Sie arbeitet gegen die Statistik: Homöopathische 11,9 Prozent der Erstausstrahlungen im ZDF am Abend wurden 2015 von Frauen inszeniert. Im Kino, das sich gerade wieder auf der Berlinale feiert, ist es kaum anders. Männerparty, Frauenanteil 15,7 Prozent. Von den Wettbewerbsfilmen hat ein einziger eine Regisseurin.

Sicher können auch Frauen entscheiden, wie viel man von einer Leiche sehen soll, sie haben nur so selten Gelegenheit. 2015 haben bei 20 Prozent der Soko-München-Folgen Frauen Regie geführt. Frauenquote bei der Soko Leipzig, Soko Stuttgart, Soko Wien: null Prozent.

Dass man das inzwischen überhaupt weiß, ist das Verdienst einiger Frauen, die sich vor vier Jahren sagten, dass es so nicht mehr weitergehen kann. Sie taten dann mit viel Aufwand etwas sehr Einfaches: Sie zählten nach. So erschien 2014 der erste Diversitätsbericht, weil man beim Bundesverband Regie wissen wollte, ob die Unwucht der Geschlechter im Filmbusiness so schlimm ist, wie sie sich anfühlte. Seither weiß man: Nein, noch schlimmer. Seitdem ist das Thema in Deutschland auf dem Tisch.

Zum ersten Mal hat der Tagesspiegel deshalb alle verfügbaren Daten öffentlicher Förderungen erhoben und ausgewertet. Das Ergebnis ist eklatant: Im Jahr 2015 gab es 176,1 Millionen Euro Filmförderung für 633 Filme von Männern, 42,5 Millionen für 233 Filme von Frauen.

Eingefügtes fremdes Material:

diff --git a/astroz_amd/csrc/fast_step.h b/astroz_amd/csrc/fast_step.h
--- a/astroz_amd/csrc/fast_step.h
+++ b/astroz_amd/csrc/fast_step.h
@@ -192,6 +192,51 @@
         az_sincos(fma(L(mdot) + L(argpdot) + 2.0 * kappa * tc, t, L(mo) + L(argpo) - kappa * tc * tc), st.sU, st.cU);
     }
 #undef L
+}
+
+#ifndef AZ_SEED_TABLES
+#define AZ_SEED_TABLES 1
+#endif
+enum { AZ_SEEDTAB_FINE = 0, AZ_SEEDTAB_COARSE = 16, AZ_SEEDTAB_ANGLE = 32, AZ_SEEDTAB_NUM = 64 };
+AZ_DEVICE void az_seed_table_entry(double rate, double step, int m, double &s, double &c)
+{
+    const double d = rate * step, dlo = fma(rate, step, -d);
+    const double fm = (double)m, a = fm * d;
+    const double e = fma(fm, dlo, fma(fm, d, -a));
+    double sa, ca;
+    az_sincos(a, sa, ca);
+    s = fma(ca, e, sa);
+    c = fma(-sa, e, ca);
+}
+AZ_DEVICE void az_seed_table_store(double mdot, double argpdot, double step, double *__restrict__ tab)
+{
+    for (int e = 0; e < AZ_SEEDTAB_NUM / 2; ++e) {
+        const int j = e & 7, coarse = (e >> 3) & 1;
+        az_seed_table_entry((e >> 4) ? argpdot : mdot, step, coarse ? 8 * j : j, tab[2 * e], tab[2 * e + 1]);
+    }
+}
+AZ_DEVICE void az_seed_base(double mo, double mdot, double argpo, double argpdot, double t_base, double base[4])
+{
+    az_sincos(fma(mdot, t_base, mo), base[0], base[1]);
+    az_sincos(fma(argpdot, t_base, argpo), base[2], base[3]);
+}
+AZ_DEVICE void az_seed_fast_tab(const double *__restrict__ tab, unsigned lane, double sA0, double cA0, double sW0, double cW0, FastCarry &st)
+{
+    const double *f = tab + AZ_SEEDTAB_FINE + 2u * (lane & 7u), *g = tab + AZ_SEEDTAB_COARSE + 2u * (lane >> 3);
+    {
+        const double sg = g[0], cg = g[1], sf = f[0], cf = f[1];
+        const double s1 = fma(sA0, cg, cA0 * sg), c1 = fma(cA0, cg, -(sA0 * sg));
+        st.sA = fma(s1, cf, c1 * sf);
+        st.cA = fma(c1, cf, -(s1 * sf));
+    }
+    {
+        const double sg = g[AZ_SEEDTAB_ANGLE], cg = g[AZ_SEEDTAB_ANGLE + 1], sf = f[AZ_SEEDTAB_ANGLE], cf = f[AZ_SEEDTAB_ANGLE + 1];
+        const double s1 = fma(sW0, cg, cW0 * sg), c1 = fma(cW0, cg, -(sW0 * sg));
+        st.sW = fma(s1, cf, c1 * sf);
+        st.cW = fma(c1, cf, -(s1 * sf));
+    }
+    st.sU = fma(st.sA, st.cW, st.cA * st.sW);
+    st.cU = fma(st.cA, st.cW, -(st.sA * st.sW));
 }
 
 AZ_DEVICE void az_rot_apply2(double &s, double &c, double p, double q)
diff --git a/astroz_amd/csrc/kernels.h b/astroz_amd/csrc/kernels.h
--- a/astroz_amd/csrc/kernels.h
+++ b/astroz_amd/csrc/kernels.h
@@ -85,7 +85,7 @@
     AzGrav g;
 };
 enum { AZ_ROW_NEAR = 0, AZ_ROW_COPY = 1, AZ_ROW_ZERO = 2 };
-enum { AZ_PLAN_sOc, AZ_PLAN_cOc, AZ_PLAN_sdU, AZ_PLAN_cdU, AZ_PLAN_s1U, AZ_PLAN_c1U, AZ_PLAN_NUM };
+enum { AZ_PLAN_sOc, AZ_PLAN_cOc, AZ_PLAN_sdU, AZ_PLAN_cdU, AZ_PLAN_s1U, AZ_PLAN_c1U, AZ_PLAN_sA0, AZ_PLAN_cA0, AZ_PLAN_sW0, AZ_PLAN_cW0, AZ_PLAN_NUM };
 #define AZ_PLAN_OK 1u
 #define AZ_PLAN_TC 2u
 #define AZ_PLAN_TIER_SHIFT 2
@@ -560,6 +560,20 @@
     unsigned *redo_static, *redo_c0, *redo_c1, *redo_items;
     AzGrav g;
 };
+#ifndef AZ_PLAN_TC_VOTE
+#define AZ_PLAN_TC_VOTE 0
+#endif
+AZ_DEVICE void az_fast_window_own(const double *__restrict__ el, size_t n_pad, size_t i, double t_a, double t_b, FastK &k)
+{
+    const double kappa = el[(size_t)F_no_unkozai * n_pad + i] * el[(size_t)F_t2cof * n_pad + i];
+    const double tmax = fmax(fabs(t_a), fabs(t_b));
+    if (!(fabs(kappa) * tmax * tmax > 0.05) && k.tc_ != 0.0) {
+        k.tc_ = 0.0;
+        k.sdU_ = fma(k.sdA_, k.cdW_, k.cdA_ * k.sdW_);
+        k.cdU_ = fma(k.cdA_, k.cdW_, -(k.sdA_ * k.sdW_));
+        az_fast_udot(k);
+    }
+}
 __global__ void __launch_bounds__(256) k_plan_windows(PlanArgs a)
 {
     const unsigned slot = blockIdx.x * 256 + threadIdx.x;
@@ -581,6 +595,10 @@
     az_fast_window(a.el, a.n_pad, s, w_a, w_b, dt_mult * a.step, k0);
     az_load_fast(a.el, a.n_pad, s, fl, a.inc, 1, k1);
     az_fast_window(a.el, a.n_pad, s, w_a, w_b, a.step, k1);
+#if !AZ_PLAN_TC_VOTE
+    az_fast_window_own(a.el, a.n_pad, s, w_a, w_b, k0);
+    az_fast_window_own(a.el, a.n_pad, s, w_a, w_b, k1);
+#endif
     int tier = ecc ? az_fast_window_tier<true>(k0, a.g, w_a, w_b, a.delta_max) : az_fast_window_tier<false>(k0, a.g, w_a, w_b, a.delta_max);
     if (ecc && (AZ_ROWS_ETIERS == 0 || (AZ_ROWS_ETIERS == 2 && tier == AZ_ETIER_E2))) tier = min(tier, (int)AZ_TIER_GENERAL);
     bool ok = tier >= 0;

Studium ja, Geld nein. Die Studierendenzahlen sind ähnlich, öffentliche Förderungen nicht. Quellen: Erster Diversitätsbericht BVR; Förderentscheidungen der nationalen- und Landesförderungen

Bekommen Frauen einfach weniger Geld? Liegt da das Problem? Erfolgsentscheidend sind auch die Filmkritiker. Und die, auch das hat der Tagesspiegel erstmals erhoben, bevorzugen Filme von Männern (s.u.).

Diskutiert wird über das Thema heiß, doch das reicht nicht. Man muss die Menschen treffen, die seit Jahren daran arbeiten, dass sich etwas ändert. Inzwischen bekommt man zumindest einen Termin, um sich bei Sendern vorzustellen, heißt es. Regisseurinnen und Autorinnen werden manchmal sogar gesucht. Das ZDF, das im Bericht noch am schlechtesten wegkam, schreibt zur aktuellen Soko-Staffel: „Eine weitere Besonderheit der neuen Folgen ist, dass etwa die Hälfte der Staffel von Frauen geschrieben und von Frauen inszeniert wurde." Ist also irgendetwas anders hier am Set in München?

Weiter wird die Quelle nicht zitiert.